Croatian festival Love International last week returned to The Warehouse Project with yet another all star lineup, this time featuring the legendary Chicago house pioneer, Larry Heard, aka Mr Fingers. With the likes of Laurent Garnier, Gerd Janson and Philip Lauer’s German Detroit double act – Tuff City Kids, and the ‘oh so smooth’ Midland joining the fro, the night was set to be a turbo fuelled masterclass in deep Chicago house and Detroit techno.
However, as is always the case with Warehouse’s impossibly full lineups, there was far more to this night than one might have first thought. One of the greatest sets of the night came from a dark and conspicuously weird figure, in this overwhelmingly classic old school lineup: Joy Orbison.
Joy Orbison began as a bedroom dubstep producer in Croydon in the early 2000s and has since gone from strength to strength. Joy Orbison in his sets ventures into weird and distorted sound worlds that few dare explore. His daring and insatiable appetite for experimentation has always made him a treat to listen to and this occasion was no different. Set highlights included “Treja” by Neel and The Mover remix of Trappist’s “Cassegrain”.
On to a more conventional support act, Leon Vynehall, the king of nostalgia, paid a very fitting tribute to the house royalty in the building that night, playing the likes of Maurice Fulton’s iconic remix of DJ Nori’s Happy Sunday. Vynehall also added his own modern flavour to the mix bringing out Modeler’s 2011 release on Dubsided, “Mint Condition”.
Also on support duties was Midland, with an unusually early slot for someone of his standing due to a second booking in Leeds later that night in his old stomping ground, Wire Club.

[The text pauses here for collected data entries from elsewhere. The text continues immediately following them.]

__device__ __forceinline__ void cov3d_backward(const float3 scale, float mod, const float4 rot, const float* dL_dcov3D,
                                               float3& dL_dscale, float4& dL_drot)
{
    const float r = rot.x, x = rot.y, y = rot.z, z = rot.w;
    const Mat3 R = {{{1.f - 2.f * (y * y + z * z), 2.f * (x * y - r * z), 2.f * (x * z + r * y)},
                     {2.f * (x * y + r * z), 1.f - 2.f * (x * x + z * z), 2.f * (y * z - r * x)},
                     {2.f * (x * z - r * y), 2.f * (y * z + r * x), 1.f - 2.f * (x * x + y * y)}}};
    Mat3 S = {{{1.0f, 0, 0}, {0, 1.0f, 0}, {0, 0, 1.0f}}};
    const float3 s = make_float3(mod * scale.x, mod * scale.y, mod * scale.z);
    S.m[0][0] = s.x;
    S.m[1][1] = s.y;
    S.m[2][2] = s.z;
    const Mat3 M = m3mul(S, R);
    const float* d = dL_dcov3D;
    const Mat3 dL_dSigma = {{{d[0], 0.5f * d[1], 0.5f * d[2]}, {0.5f * d[1], d[3], 0.5f * d[4]}, {0.5f * d[2], 0.5f * d[4], d[5]}}};
    Mat3 M2;
#pragma unroll
    for (int c = 0; c < 3; c++)
#pragma unroll
        for (int rr = 0; rr < 3; rr++) M2.m[c][rr] = 2.0f * M.m[c][rr];
    const Mat3 dL_dM = m3mul(M2, dL_dSigma);
    const Mat3 Rt = m3transpose(R);
    Mat3 dL_dMt = m3transpose(dL_dM);
    dL_dscale.x = Rt.m[0][0] * dL_dMt.m[0][0] + Rt.m[0][1] * dL_dMt.m[0][1] + Rt.m[0][2] * dL_dMt.m[0][2];
    dL_dscale.y = Rt.m[1][0] * dL_dMt.m[1][0] + Rt.m[1][1] * dL_dMt.m[1][1] + Rt.m[1][2] * dL_dMt.m[1][2];
    dL_dscale.z = Rt.m[2][0] * dL_dMt.m[2][0] + Rt.m[2][1] * dL_dMt.m[2][1] + Rt.m[2][2] * dL_dMt.m[2][2];
#pragma unroll
    for (int k = 0; k < 3; k++) {
        dL_dMt.m[0][k] *= s.x;
        dL_dMt.m[1][k] *= s.y;
        dL_dMt.m[2][k] *= s.z;
    }
    dL_drot.x = 2 * z * (dL_dMt.m[0][1] - dL_dMt.m[1][0]) + 2 * y * (dL_dMt.m[2][0] - dL_dMt.m[0][2]) + 2 * x * (dL_dMt.m[1][2] - dL_dMt.m[2][1]);
    dL_drot.y = 2 * y * (dL_dMt.m[1][0] + dL_dMt.m[0][1]) + 2 * z * (dL_dMt.m[2][0] + dL_dMt.m[0][2]) + 2 * r * (dL_dMt.m[1][2] - dL_dMt.m[2][1]) - 4 * x * (dL_dMt.m[2][2] + dL_dMt.m[1][1]);
    dL_drot.z = 2 * x * (dL_dMt.m[1][0] + dL_dMt.m[0][1]) + 2 * r * (dL_dMt.m[2][0] - dL_dMt.m[0][2]) + 2 * z * (dL_dMt.m[1][2] + dL_dMt.m[2][1]) - 4 * y * (dL_dMt.m[2][2] + dL_dMt.m[0][0]);
    dL_drot.w = 2 * r * (dL_dMt.m[0][1] - dL_dMt.m[1][0]) + 2 * x * (dL_dMt.m[2][0] + dL_dMt.m[0][2]) + 2 * y * (dL_dMt.m[1][2] + dL_dMt.m[2][1]) - 4 * z * (dL_dMt.m[1][1] + dL_dMt.m[0][0]);
}
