int plvs_hip_tsdf_chisel_integrate_depth_batch_dev(plvs_tsdf_chisel* h, const plvs_depth_batch* in, int nclouds,
                                                   const float* d_Twc, void* stream) {
  PLVS_FLUSH_QUEUE(h);
  PLVS_REQUIRE(h && in, "null argument");
  PLVS_REQUIRE(!h->poisoned, "handle is in a failed state (clear it)");
  PLVS_REQUIRE(nclouds >= 0, "bad image count");
  h->stats = plvs_tsdf_stats{};
  h->last_updated = 0;
  if (nclouds == 0) return PLVS_OK;
  PLVS_REQUIRE(in->d_depth && in->d_bgr && in->d_grid_points && d_Twc, "null device pointer");
  PLVS_REQUIRE(in->width > 0 && in->height > 0 && in->step > 0, "image size / step");
  PLVS_REQUIRE(in->depth_pitch >= in->width && in->bgr_pitch >= 3 * in->width, "row pitch smaller than a row");
  PLVS_REQUIRE(in->depth_image_stride >= (size_t)in->depth_pitch * (size_t)(in->height - 1) + (size_t)in->width &&
               in->bgr_image_stride >= (size_t)in->bgr_pitch * (size_t)(in->height - 1) + 3 * (size_t)in->width,
               "image stride smaller than an image");
  hipStream_t s = static_cast<hipStream_t>(stream);
  GridSrc g{};
  g.depth = in->d_depth;
  g.cam = in->d_grid_points;
  g.image_stride = in->depth_image_stride;
  g.pitch = (uint32_t)in->depth_pitch;
  g.step = (uint32_t)in->step;
  g.gw = (uint32_t)((in->width + in->step - 1) / in->step);
  g.gh = (uint32_t)((in->height + in->step - 1) / in->step);
  g.ntx = (g.gw + kGridTileW - 1) / kGridTileW;
  g.nty = (g.gh + kGridTileH - 1) / kGridTileH;
  g.inv_ntx = 1.0f / (float)g.ntx;
  g.inv_nty = 1.0f / (float)g.nty;
  g.key_bits = 1;
  while ((1ull << g.key_bits) < (unsigned long long)g.gw * g.gh) ++g.key_bits;
  g.min_depth = in->min_depth;
  g.max_depth = in->max_depth;
  g.bgr_image_stride = in->bgr_image_stride;
  g.bgr_pitch = (uint32_t)in->bgr_pitch;
  PLVS_REQUIRE(g.key_bits < 31 && (unsigned long long)nclouds <= (1ull << (32 - g.key_bits)),
               "too many images in one call for the order keys (split the batch)");
  const size_t ngrid = (size_t)g.gw * g.gh;
  h->stats.points = 0;
  {
    int rc = halo_drop(h, s);
    if (rc != PLVS_OK) return rc;
  }
  const bool walk2d = h->prm.order_free != 0 && std::max(1, h->prm.shard_count) == 1 && h->dfm == nullptr;
  if (walk2d) {
    std::vector<int32_t> zeros((size_t)nclouds + 1, 0);
    PLVS_HIP_TRY(h->offsets.reserve(2 * ((size_t)nclouds + 1)));
    PLVS_HIP_TRY(h->poses.reserve((size_t)nclouds));
    return integrate_walk_acc(h, nullptr, in->d_bgr, in->d_kfid, 0, nclouds, zeros.data(), d_Twc, s, &g);
  }
  const size_t cells = ngrid * (size_t)nclouds;
  PLVS_REQUIRE(cells < 0x7FFFFFFFull, "too many grid pixels in one call (split the batch)");
  plvs::DevBuf<uint32_t>&pos = h->st_pos, &scan_scratch = h->st_scan, &d_off = h->st_off;
  PLVS_HIP_TRY(pos.reserve(cells + 1));
// ... 54 lines not shown
int plvs_hip_tsdf_chisel_queue(plvs_tsdf_chisel* h, const float* xyz, const uint8_t* rgb, const uint32_t* kfid, int n,
                               const float* Twc) {
  PLVS_REQUIRE(h, "null handle");
  PLVS_REQUIRE(n >= 0 && Twc, "bad arguments");
  if (n == 0) return PLVS_OK;
  PLVS_REQUIRE(xyz && rgb, "null cloud pointer");
  const bool first = h->q_offsets.empty();
  PLVS_REQUIRE(first || h->q_kfid_given == (kfid != nullptr), "queued clouds must all carry key-frame ids, or none");
  const size_t at = first ? 0 : (size_t)h->q_offsets.back();
  PLVS_REQUIRE(at + (size_t)n < 0x7FFFFFFFull, "too many queued points");
  PLVS_HIP_TRY(grow_keep(h->q_xyz, 3 * at, 3 * (at + (size_t)n)));
  PLVS_HIP_TRY(grow_keep(h->q_rgb, 3 * at, 3 * (at + (size_t)n)));
  PLVS_HIP_TRY(hipMemcpy(h->q_xyz.p + 3 * at, xyz, (size_t)n * 3 * sizeof(float), hipMemcpyHostToDevice));
  PLVS_HIP_TRY(hipMemcpy(h->q_rgb.p + 3 * at, rgb, (size_t)n * 3, hipMemcpyHostToDevice));
  if (kfid) {
    PLVS_HIP_TRY(grow_keep(h->q_kfid, at, at + (size_t)n));
    PLVS_HIP_TRY(hipMemcpy(h->q_kfid.p + at, kfid, (size_t)n * sizeof(uint32_t), hipMemcpyHostToDevice));
  }
  if (first) h->q_offsets.push_back(0);
  h->q_kfid_given = kfid != nullptr;
  h->q_offsets.push_back((int32_t)(at + (size_t)n));
  h->q_Twc.insert(h->q_Twc.end(), Twc, Twc + 12);
  return PLVS_OK;
}

int plvs_hip_tsdf_chisel_queued(plvs_tsdf_chisel* h, int* nclouds) {
  PLVS_REQUIRE(h && nclouds, "null argument");
  *nclouds = h->q_offsets.empty() ? 0 : (int)h->q_offsets.size() - 1;
  return PLVS_OK;
}

int plvs_hip_tsdf_chisel_flush(plvs_tsdf_chisel* h) {
  PLVS_REQUIRE(h, "null handle");
  if (h->q_offsets.empty()) return PLVS_OK;
  const int nclouds = (int)h->q_offsets.size() - 1;
  std::vector<int32_t> offsets;
  std::vector<float> Twc;
  offsets.swap(h->q_offsets);
  Twc.swap(h->q_Twc);
  PLVS_HIP_TRY(h->st_Twc.reserve((size_t)12 * nclouds));
  PLVS_HIP_TRY(hipMemcpy(h->st_Twc.p, Twc.data(), (size_t)12 * nclouds * sizeof(float), hipMemcpyHostToDevice));
  int rc = plvs_hip_tsdf_chisel_integrate_batch_dev(h, h->q_xyz.p, h->q_rgb.p, h->q_kfid_given ? h->q_kfid.p : nullptr,
                                                    offsets.data(), nclouds, h->st_Twc.p, nullptr);
  if (rc != PLVS_OK) {
    char own[400];
    snprintf(own, sizeof own, "%s", plvs::last_error_buf());
    plvs::set_error("%s — raised by the flush of %d queued key-frame cloud%s (plvs_hip_tsdf_chisel_queue): NONE of them was "
                    "integrated and they are dropped; queue them again after clearing / enlarging the map", own, nclouds,
                    nclouds == 1 ? "" : "s");
    return rc;
  }
  PLVS_HIP_TRY(hipDeviceSynchronize());
  return PLVS_OK;
}
int plvs_hip_tsdf_chisel_integrate(plvs_tsdf_chisel* h, const float* xyz, const uint8_t* rgb,
                                   const uint32_t* kfid, int n, const float* Twc) {
  PLVS_REQUIRE(h, "null handle");
  PLVS_REQUIRE(n >= 0 && Twc, "bad arguments");
  PLVS_FLUSH_QUEUE(h);
  if (n == 0) {
    h->stats = plvs_tsdf_stats{};
    h->last_updated = 0;
    return PLVS_OK;
  }
  PLVS_REQUIRE(xyz && rgb, "null cloud pointer");
  PLVS_HIP_TRY(h->st_xyz.reserve((size_t)n * 3));
  PLVS_HIP_TRY(h->st_rgb.reserve((size_t)n * 3));
  PLVS_HIP_TRY(h->st_Twc.reserve(12));
  PLVS_HIP_TRY(hipMemcpy(h->st_xyz.p, xyz, (size_t)n * 3 * sizeof(float), hipMemcpyHostToDevice));
  PLVS_HIP_TRY(hipMemcpy(h->st_rgb.p, rgb, (size_t)n * 3, hipMemcpyHostToDevice));
  PLVS_HIP_TRY(hipMemcpy(h->st_Twc.p, Twc, 12 * sizeof(float), hipMemcpyHostToDevice));
  const uint32_t* dk = nullptr;
  if (kfid) {
    PLVS_HIP_TRY(h->st_kfid.reserve((size_t)n));
    PLVS_HIP_TRY(hipMemcpy(h->st_kfid.p, kfid, (size_t)n * sizeof(uint32_t), hipMemcpyHostToDevice));
    dk = h->st_kfid.p;
  }
  const int32_t offsets[2] = {0, n};
  int rc = plvs_hip_tsdf_chisel_integrate_batch_dev(h, h->st_xyz.p, h->st_rgb.p, dk, offsets, 1,
                                                    h->st_Twc.p, nullptr);
  if (rc != PLVS_OK) return rc;
  PLVS_HIP_TRY(hipDeviceSynchronize());
  return PLVS_OK;
}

If a slightly tamer set than fans are used to, Midland still delivered, and for an eleven o’clock warm up set it was difficult to fault.
Headliner Larry Heard’s stage presence was immense. Whether it was real or mentally projected, Larry seemed to emanate authenticity and experience. Close associate Mr White joined Larry on stage to deliver smooth and soulful words to a euphoric crowd. It was a predictable performance but the atmosphere was electric and whatever their expectations prior, the audience were left feeling well and truly satisfied.
And then finally at quarter to 3 in the morning, Laurent Garnier stepped up to the decks to deliver a set to shut down all others. Garnier was quite at home in this Manchester setting, having played regularly in the 80s in Manchester’s iconic Hacienda club becoming one of the first major DJs to mix American house music in Britain. The Warehouse lights dazzled the crowd and the deep resonance of the Warehouse soundsystem sent shockwaves through the Store Street rafters. Laurent Garnier pulled out one mind blowing track after another: “Motions” by Skream, “ Atacama” by Audiofly and Patrice Baumel, and my personal favourite, Satoshi Fumi’s remix of Ian O’Donovan’ “Forever Untold”. It was a magnificent end to a historic night that was both brimming with nostalgia and infused with the new.